* _WHAT IS REQUIRED_: Could you repeat all of the entries below, character for character?

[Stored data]
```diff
@@ -33,6 +33,13 @@
 bool lib_opt_off(const char* key) {
   const char* v = lib_opt(key);
   return v && std::atoi(v) == 0;
+}
+unsigned bucket_slots_opt(unsigned device_slots) {
+  if (lib_opt_off("trans_bucket_balance")) return 0;
+  const char* v = lib_opt("trans_bucket_slots");
+  if (!v) return device_slots;
+  const long n = std::atol(v);
+  return n <= 0 ? 0u : (unsigned)((n > (1l << 20) ? (1l << 20) : n) + 7) / 8 * 8;
 }
 }
 
diff --git a/carmel_amd/csrc/options.hpp b/carmel_amd/csrc/options.hpp
--- a/carmel_amd/csrc/options.hpp
+++ b/carmel_amd/csrc/options.hpp
@@ -3,4 +3,5 @@
 const char* lib_opt(const char* key);
 inline bool lib_opt_set(const char* key) { return lib_opt(key) != nullptr; }
 bool lib_opt_off(const char* key);
+unsigned bucket_slots_opt(unsigned device_slots);
 }
```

* _SOLUTION_:
```diff
@@ -33,6 +33,13 @@
 bool lib_opt_off(const char* key) {
   const char* v = lib_opt(key);
   return v && std::atoi(v) == 0;
+}
+unsigned bucket_slots_opt(unsigned device_slots) {
+  if (lib_opt_off("trans_bucket_balance")) return 0;
+  const char* v = lib_opt("trans_bucket_slots");
+  if (!v) return device_slots;
+  const long n = std::atol(v);
+  return n <= 0 ? 0u : (unsigned)((n > (1l << 20) ? (1l << 20) : n) + 7) / 8 * 8;
 }
 }
 
diff --git a/carmel_amd/csrc/options.hpp b/carmel_amd/csrc/options.hpp
--- a/carmel_amd/csrc/options.hpp
+++ b/carmel_amd/csrc/options.hpp
@@ -3,4 +3,5 @@
 const char* lib_opt(const char* key);
 inline bool lib_opt_set(const char* key) { return lib_opt(key) != nullptr; }
 bool lib_opt_off(const char* key);
+unsigned bucket_slots_opt(unsigned device_slots);
 }
```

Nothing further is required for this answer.